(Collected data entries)
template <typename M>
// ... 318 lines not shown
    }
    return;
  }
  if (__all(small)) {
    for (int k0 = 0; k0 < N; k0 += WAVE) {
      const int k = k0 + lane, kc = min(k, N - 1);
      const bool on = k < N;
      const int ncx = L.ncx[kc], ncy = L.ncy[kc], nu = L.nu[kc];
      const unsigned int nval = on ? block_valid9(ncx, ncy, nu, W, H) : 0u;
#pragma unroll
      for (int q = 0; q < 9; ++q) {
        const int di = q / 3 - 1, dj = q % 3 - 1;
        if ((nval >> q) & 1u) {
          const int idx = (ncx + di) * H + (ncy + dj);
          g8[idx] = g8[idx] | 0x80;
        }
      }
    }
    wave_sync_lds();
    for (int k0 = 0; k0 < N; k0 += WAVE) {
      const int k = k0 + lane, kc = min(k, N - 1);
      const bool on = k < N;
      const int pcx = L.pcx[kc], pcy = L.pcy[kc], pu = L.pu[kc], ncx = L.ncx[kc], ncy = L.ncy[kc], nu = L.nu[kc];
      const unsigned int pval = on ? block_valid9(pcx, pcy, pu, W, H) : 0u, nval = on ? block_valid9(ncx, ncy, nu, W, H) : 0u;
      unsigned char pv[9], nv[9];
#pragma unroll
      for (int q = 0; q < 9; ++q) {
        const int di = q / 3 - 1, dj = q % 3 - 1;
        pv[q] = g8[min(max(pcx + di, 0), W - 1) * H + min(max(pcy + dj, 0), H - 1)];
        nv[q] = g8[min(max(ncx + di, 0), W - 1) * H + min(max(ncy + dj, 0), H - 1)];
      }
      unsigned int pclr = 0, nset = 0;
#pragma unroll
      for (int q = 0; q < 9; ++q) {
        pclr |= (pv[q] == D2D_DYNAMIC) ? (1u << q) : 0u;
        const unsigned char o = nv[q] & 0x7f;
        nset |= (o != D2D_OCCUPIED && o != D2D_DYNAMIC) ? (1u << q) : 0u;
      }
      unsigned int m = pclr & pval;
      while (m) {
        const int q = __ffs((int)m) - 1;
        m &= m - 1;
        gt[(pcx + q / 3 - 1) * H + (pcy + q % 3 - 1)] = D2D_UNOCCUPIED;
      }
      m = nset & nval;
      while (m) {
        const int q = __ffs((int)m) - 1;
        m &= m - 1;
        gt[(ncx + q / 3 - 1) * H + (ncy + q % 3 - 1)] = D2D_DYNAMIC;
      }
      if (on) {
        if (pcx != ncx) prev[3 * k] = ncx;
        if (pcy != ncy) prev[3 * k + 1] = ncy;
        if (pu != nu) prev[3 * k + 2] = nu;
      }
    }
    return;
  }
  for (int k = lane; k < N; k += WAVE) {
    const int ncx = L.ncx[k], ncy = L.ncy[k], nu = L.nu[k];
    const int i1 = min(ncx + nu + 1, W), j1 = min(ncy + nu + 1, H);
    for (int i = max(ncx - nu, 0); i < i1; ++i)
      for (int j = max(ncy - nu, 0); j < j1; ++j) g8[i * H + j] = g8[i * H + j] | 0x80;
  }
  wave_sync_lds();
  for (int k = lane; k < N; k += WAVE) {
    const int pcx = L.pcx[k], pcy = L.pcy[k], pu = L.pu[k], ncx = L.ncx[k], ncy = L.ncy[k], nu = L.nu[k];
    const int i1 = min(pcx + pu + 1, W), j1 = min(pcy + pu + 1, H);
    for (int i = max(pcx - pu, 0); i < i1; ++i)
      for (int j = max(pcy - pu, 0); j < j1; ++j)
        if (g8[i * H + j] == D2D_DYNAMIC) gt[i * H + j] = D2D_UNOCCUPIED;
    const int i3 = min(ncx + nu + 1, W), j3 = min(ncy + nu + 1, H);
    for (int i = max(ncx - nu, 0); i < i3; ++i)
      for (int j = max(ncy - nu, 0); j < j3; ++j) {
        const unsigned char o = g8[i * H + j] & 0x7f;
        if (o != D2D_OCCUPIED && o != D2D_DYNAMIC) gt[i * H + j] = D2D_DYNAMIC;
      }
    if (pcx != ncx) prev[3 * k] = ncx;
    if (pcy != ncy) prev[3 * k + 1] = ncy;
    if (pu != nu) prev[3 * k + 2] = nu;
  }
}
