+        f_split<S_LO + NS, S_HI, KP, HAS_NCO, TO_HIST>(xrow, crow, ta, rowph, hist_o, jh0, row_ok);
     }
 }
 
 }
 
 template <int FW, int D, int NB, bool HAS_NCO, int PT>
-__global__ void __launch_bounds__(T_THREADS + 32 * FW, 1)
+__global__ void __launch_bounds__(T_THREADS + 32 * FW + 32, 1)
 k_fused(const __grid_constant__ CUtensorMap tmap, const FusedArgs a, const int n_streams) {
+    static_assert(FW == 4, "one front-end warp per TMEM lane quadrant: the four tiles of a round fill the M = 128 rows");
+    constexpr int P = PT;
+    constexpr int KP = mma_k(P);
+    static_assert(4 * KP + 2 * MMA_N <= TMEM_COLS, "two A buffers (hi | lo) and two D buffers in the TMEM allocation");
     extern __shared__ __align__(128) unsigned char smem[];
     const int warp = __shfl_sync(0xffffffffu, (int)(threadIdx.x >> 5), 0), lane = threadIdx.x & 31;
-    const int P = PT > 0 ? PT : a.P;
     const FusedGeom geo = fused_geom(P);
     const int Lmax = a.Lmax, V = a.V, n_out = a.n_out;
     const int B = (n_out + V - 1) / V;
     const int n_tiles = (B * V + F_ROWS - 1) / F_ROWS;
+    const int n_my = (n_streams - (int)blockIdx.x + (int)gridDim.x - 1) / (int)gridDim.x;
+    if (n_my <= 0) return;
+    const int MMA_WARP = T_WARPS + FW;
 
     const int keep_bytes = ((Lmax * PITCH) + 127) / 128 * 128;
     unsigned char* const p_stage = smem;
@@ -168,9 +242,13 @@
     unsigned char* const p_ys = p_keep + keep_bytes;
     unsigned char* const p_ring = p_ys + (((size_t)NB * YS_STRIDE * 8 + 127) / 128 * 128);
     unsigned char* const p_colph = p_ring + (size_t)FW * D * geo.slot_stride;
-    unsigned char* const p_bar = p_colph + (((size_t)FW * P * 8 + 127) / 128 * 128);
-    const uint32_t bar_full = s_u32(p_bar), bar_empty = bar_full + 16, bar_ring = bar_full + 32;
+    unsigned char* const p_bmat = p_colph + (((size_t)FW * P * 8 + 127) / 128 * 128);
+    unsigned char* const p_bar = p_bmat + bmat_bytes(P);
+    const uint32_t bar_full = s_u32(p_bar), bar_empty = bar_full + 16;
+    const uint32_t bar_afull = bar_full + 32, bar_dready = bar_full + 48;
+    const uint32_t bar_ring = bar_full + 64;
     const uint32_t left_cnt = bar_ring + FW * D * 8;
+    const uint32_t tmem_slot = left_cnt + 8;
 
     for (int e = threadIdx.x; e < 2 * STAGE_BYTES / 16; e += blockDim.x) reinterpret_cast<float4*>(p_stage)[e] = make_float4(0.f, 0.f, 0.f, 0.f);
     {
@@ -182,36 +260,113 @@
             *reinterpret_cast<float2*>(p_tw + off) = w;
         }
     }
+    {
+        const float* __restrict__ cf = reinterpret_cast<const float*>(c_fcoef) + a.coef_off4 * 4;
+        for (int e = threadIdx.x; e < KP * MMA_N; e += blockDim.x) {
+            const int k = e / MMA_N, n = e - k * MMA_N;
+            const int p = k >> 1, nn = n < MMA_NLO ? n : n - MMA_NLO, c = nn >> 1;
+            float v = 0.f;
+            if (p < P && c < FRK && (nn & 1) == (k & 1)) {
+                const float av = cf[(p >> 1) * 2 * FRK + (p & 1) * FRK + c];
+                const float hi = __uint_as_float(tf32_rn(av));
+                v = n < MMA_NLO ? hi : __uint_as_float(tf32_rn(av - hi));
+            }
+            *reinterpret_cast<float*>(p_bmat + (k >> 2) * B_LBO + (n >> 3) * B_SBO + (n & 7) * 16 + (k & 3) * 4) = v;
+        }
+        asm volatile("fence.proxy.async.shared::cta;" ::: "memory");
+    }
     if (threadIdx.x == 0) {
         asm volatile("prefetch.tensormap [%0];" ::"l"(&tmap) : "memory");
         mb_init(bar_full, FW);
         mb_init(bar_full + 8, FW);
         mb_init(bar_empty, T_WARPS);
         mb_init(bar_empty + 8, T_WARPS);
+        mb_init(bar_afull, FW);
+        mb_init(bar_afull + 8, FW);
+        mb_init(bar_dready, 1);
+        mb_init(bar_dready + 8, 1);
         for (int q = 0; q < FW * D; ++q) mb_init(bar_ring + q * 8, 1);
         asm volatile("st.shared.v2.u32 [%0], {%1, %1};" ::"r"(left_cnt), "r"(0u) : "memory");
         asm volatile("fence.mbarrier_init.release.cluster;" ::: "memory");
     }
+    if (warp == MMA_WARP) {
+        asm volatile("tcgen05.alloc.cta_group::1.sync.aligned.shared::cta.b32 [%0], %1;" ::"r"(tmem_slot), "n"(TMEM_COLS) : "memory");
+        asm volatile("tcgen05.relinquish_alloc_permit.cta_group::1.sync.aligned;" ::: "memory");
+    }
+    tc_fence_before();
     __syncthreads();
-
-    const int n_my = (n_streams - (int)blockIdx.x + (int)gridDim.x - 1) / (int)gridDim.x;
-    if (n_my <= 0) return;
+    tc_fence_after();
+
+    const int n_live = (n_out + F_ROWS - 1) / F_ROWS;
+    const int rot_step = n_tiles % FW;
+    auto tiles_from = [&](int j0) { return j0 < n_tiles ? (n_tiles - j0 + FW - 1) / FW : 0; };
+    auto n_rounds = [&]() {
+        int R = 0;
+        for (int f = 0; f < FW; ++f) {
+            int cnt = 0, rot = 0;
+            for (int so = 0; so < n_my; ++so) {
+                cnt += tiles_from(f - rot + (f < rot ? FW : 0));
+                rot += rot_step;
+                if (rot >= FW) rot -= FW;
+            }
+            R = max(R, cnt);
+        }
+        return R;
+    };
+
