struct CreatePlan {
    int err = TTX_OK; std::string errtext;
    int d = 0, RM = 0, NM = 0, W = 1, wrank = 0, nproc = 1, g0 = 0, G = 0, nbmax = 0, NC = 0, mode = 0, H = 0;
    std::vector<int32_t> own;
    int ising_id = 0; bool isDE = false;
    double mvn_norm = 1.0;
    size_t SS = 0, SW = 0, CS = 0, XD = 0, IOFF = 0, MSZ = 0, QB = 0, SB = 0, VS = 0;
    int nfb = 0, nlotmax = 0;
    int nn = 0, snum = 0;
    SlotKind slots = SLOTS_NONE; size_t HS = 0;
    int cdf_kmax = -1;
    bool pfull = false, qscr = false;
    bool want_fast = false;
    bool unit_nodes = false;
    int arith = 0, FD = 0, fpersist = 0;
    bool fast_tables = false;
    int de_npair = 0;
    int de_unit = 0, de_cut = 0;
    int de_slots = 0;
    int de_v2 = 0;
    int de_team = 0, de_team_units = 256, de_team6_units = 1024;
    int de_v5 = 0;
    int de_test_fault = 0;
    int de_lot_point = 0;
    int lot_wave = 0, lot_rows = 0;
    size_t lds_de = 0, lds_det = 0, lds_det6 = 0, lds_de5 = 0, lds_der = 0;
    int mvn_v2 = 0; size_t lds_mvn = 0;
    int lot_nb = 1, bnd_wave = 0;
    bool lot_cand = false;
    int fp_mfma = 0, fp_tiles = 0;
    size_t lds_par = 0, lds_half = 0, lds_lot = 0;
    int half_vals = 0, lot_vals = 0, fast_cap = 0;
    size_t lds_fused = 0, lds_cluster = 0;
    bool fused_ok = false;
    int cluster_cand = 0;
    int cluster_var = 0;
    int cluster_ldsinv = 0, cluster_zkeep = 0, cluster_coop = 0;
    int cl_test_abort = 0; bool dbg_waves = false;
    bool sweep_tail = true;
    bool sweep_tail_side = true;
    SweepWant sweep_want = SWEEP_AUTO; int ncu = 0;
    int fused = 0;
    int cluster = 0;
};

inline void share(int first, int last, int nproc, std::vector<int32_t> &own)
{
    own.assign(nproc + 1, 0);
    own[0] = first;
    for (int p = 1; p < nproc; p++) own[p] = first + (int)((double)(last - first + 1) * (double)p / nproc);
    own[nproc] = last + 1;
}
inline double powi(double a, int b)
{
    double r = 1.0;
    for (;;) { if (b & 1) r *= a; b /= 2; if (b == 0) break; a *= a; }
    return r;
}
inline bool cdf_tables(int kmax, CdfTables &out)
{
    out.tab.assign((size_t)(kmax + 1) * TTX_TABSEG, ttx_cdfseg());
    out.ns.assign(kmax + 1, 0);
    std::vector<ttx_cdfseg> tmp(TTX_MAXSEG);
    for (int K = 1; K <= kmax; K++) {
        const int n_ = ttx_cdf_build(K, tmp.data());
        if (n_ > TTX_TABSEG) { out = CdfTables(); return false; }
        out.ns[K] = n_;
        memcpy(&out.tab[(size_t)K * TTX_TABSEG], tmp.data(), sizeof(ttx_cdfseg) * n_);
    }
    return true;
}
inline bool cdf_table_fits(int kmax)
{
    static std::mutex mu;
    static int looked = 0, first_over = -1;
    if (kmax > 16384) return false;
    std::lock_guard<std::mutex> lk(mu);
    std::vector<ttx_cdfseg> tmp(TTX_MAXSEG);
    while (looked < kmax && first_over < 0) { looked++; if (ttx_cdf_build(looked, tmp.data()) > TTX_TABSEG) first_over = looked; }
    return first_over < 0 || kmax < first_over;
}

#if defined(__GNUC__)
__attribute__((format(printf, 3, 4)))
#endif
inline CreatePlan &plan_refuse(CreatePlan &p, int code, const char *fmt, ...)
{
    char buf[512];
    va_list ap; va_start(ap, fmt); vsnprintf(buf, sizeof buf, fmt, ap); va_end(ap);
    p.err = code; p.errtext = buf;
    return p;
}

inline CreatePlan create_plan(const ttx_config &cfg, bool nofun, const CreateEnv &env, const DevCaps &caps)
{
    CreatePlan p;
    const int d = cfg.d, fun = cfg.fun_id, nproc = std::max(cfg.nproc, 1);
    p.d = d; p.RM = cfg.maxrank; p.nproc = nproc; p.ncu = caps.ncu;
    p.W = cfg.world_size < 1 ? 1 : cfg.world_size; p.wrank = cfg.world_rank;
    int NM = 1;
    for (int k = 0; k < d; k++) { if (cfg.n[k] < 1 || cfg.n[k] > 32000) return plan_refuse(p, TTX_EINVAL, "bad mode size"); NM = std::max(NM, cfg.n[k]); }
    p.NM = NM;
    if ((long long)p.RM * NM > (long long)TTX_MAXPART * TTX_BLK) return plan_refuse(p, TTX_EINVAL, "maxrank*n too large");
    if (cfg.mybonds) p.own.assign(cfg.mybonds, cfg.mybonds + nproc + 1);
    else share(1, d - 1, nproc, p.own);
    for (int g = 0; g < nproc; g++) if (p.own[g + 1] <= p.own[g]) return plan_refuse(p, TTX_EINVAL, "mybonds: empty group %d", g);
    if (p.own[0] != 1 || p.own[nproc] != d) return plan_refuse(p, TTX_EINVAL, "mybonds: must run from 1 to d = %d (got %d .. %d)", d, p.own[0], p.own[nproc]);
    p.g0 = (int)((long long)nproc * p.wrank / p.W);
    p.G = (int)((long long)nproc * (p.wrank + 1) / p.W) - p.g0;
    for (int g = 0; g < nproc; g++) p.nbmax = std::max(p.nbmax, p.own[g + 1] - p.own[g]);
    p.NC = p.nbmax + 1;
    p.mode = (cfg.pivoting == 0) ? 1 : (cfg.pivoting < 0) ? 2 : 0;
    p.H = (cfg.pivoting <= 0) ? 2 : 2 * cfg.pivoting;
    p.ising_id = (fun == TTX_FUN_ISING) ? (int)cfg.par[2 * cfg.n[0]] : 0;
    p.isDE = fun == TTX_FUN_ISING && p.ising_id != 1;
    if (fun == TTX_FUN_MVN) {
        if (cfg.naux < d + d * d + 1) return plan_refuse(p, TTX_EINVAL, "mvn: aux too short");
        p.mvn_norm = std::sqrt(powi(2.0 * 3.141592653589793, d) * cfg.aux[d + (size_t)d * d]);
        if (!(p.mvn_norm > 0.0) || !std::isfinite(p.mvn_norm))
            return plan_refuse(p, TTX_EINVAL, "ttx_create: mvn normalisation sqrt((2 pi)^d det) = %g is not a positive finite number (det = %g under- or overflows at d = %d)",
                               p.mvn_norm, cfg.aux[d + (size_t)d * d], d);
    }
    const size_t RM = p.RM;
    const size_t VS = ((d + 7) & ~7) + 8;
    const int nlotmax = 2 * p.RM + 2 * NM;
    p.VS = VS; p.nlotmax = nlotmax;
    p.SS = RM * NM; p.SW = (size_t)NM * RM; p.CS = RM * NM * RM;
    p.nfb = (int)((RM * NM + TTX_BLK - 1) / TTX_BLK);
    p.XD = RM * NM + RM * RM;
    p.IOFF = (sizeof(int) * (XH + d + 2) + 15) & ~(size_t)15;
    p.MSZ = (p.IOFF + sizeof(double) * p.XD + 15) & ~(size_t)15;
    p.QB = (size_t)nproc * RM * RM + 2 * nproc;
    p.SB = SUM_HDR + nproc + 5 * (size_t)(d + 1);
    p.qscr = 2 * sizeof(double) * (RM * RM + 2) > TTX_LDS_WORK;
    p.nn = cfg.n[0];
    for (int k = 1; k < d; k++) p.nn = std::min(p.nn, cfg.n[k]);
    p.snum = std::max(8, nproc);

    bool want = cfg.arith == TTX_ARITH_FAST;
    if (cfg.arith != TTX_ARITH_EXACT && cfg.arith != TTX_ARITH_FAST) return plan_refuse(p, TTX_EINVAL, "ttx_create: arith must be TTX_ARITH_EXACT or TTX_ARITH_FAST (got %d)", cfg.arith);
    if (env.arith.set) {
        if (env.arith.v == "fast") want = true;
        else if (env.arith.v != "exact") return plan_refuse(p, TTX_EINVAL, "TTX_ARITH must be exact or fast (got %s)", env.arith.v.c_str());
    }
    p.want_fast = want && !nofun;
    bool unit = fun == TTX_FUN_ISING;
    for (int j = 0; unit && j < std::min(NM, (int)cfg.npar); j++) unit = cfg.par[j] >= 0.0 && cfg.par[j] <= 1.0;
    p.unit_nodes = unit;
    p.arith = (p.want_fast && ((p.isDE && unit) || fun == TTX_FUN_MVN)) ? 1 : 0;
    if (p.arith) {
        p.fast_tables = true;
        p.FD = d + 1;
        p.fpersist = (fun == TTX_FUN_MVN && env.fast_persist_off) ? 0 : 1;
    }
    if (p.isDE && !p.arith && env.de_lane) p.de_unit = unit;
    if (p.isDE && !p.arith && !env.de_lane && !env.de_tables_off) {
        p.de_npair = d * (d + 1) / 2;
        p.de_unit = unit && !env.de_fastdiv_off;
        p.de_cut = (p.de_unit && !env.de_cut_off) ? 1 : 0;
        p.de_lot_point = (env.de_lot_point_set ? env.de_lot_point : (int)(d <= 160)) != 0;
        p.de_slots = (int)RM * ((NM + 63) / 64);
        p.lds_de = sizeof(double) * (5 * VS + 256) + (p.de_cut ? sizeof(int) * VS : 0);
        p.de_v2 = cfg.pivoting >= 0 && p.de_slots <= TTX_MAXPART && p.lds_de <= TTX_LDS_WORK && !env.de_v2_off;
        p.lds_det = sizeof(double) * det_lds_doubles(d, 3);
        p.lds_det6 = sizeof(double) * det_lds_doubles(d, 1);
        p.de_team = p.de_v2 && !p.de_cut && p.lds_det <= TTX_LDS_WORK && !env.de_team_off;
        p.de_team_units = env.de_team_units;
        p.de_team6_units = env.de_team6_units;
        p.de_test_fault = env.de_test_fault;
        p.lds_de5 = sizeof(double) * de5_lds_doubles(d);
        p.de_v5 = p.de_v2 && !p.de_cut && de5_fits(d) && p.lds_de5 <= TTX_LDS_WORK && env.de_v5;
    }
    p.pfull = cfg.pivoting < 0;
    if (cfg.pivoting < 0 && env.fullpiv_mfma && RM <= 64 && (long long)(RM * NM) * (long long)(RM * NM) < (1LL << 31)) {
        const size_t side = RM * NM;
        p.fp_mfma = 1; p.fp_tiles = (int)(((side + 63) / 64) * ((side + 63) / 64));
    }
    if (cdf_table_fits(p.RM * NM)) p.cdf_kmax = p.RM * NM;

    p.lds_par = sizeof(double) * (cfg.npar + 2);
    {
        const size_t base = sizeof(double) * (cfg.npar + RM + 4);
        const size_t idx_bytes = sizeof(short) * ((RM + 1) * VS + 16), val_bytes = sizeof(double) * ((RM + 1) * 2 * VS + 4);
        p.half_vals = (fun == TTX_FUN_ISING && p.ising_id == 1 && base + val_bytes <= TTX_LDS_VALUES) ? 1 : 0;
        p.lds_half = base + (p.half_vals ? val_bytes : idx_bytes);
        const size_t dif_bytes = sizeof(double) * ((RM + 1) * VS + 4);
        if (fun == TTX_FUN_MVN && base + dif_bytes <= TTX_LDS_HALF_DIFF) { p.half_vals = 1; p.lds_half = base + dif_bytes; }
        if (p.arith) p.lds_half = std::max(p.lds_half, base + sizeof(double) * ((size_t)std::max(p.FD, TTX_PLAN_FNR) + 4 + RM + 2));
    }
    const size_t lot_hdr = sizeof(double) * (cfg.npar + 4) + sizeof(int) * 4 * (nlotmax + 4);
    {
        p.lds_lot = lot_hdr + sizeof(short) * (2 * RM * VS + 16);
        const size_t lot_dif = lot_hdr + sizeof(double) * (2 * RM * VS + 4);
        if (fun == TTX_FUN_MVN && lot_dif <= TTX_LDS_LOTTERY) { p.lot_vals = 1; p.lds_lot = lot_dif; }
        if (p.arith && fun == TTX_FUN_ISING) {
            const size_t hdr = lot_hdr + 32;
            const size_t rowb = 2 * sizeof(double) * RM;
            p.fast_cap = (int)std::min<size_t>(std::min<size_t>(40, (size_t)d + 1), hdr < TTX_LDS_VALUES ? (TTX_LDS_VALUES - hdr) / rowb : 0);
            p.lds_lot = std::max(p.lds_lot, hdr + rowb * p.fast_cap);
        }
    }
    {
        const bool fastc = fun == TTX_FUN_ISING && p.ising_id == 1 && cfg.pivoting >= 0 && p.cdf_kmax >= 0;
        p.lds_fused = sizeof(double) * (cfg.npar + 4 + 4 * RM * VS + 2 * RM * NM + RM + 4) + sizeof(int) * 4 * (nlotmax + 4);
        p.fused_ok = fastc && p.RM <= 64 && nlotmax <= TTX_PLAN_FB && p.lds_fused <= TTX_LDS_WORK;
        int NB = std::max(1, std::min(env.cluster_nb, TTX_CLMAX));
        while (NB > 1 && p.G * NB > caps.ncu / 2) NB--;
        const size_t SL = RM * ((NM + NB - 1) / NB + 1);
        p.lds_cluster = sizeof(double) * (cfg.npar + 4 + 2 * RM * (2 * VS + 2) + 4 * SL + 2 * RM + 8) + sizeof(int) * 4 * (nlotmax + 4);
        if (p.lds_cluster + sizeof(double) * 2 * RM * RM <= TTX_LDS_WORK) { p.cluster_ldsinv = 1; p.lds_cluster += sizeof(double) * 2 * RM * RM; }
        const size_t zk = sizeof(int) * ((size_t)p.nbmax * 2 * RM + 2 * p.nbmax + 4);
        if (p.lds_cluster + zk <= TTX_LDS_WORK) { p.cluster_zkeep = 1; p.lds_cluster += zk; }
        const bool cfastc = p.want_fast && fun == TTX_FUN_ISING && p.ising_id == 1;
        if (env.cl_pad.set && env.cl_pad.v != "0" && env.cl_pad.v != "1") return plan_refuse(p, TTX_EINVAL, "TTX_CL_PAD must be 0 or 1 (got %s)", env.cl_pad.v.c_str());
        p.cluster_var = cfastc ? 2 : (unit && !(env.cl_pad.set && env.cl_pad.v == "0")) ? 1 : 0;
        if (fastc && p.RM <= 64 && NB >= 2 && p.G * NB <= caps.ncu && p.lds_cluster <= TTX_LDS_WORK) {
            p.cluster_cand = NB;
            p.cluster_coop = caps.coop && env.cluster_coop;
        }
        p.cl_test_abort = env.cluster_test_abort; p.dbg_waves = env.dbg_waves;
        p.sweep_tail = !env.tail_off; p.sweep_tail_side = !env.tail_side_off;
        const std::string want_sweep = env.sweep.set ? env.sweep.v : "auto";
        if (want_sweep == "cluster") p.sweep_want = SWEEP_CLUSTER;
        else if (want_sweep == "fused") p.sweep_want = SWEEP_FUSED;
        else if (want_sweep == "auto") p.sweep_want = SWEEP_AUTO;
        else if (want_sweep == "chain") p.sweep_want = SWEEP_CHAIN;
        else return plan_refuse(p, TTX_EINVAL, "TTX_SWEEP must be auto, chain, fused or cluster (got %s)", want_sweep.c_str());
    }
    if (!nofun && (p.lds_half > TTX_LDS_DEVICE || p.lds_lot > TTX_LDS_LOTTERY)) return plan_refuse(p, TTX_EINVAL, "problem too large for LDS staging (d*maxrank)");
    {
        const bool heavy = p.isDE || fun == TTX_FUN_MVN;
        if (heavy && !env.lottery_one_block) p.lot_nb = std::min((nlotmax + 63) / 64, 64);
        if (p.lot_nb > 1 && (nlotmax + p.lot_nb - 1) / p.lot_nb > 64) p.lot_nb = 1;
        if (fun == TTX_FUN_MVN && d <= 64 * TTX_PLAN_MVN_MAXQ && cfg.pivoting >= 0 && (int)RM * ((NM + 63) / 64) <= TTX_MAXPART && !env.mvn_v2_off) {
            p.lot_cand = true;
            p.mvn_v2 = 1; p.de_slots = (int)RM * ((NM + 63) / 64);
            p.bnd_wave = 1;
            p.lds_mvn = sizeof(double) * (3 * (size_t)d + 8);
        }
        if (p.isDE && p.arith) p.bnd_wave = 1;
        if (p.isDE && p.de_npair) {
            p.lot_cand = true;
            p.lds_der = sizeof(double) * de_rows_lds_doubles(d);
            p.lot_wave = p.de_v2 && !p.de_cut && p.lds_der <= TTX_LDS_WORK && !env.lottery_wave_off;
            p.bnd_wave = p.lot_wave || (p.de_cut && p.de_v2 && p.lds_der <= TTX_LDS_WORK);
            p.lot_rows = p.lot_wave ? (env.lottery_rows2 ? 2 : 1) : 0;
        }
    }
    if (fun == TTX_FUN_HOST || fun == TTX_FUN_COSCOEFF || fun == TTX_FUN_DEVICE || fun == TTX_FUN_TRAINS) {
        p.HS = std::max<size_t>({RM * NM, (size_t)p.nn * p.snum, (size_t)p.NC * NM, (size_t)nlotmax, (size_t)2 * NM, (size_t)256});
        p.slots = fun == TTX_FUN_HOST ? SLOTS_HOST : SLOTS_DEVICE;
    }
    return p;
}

**ABOUT THIS TASK:** Go through the entries above and pull out each line with "aligned" in it.

**EXERCISE SOLUTION:**
+        asm volatile("tcgen05.alloc.cta_group::1.sync.aligned.shared::cta.b32 [%0], %1;" ::"r"(tmem_slot), "n"(TMEM_COLS) : "memory");
+        asm volatile("tcgen05.relinquish_alloc_permit.cta_group::1.sync.aligned;" ::: "memory");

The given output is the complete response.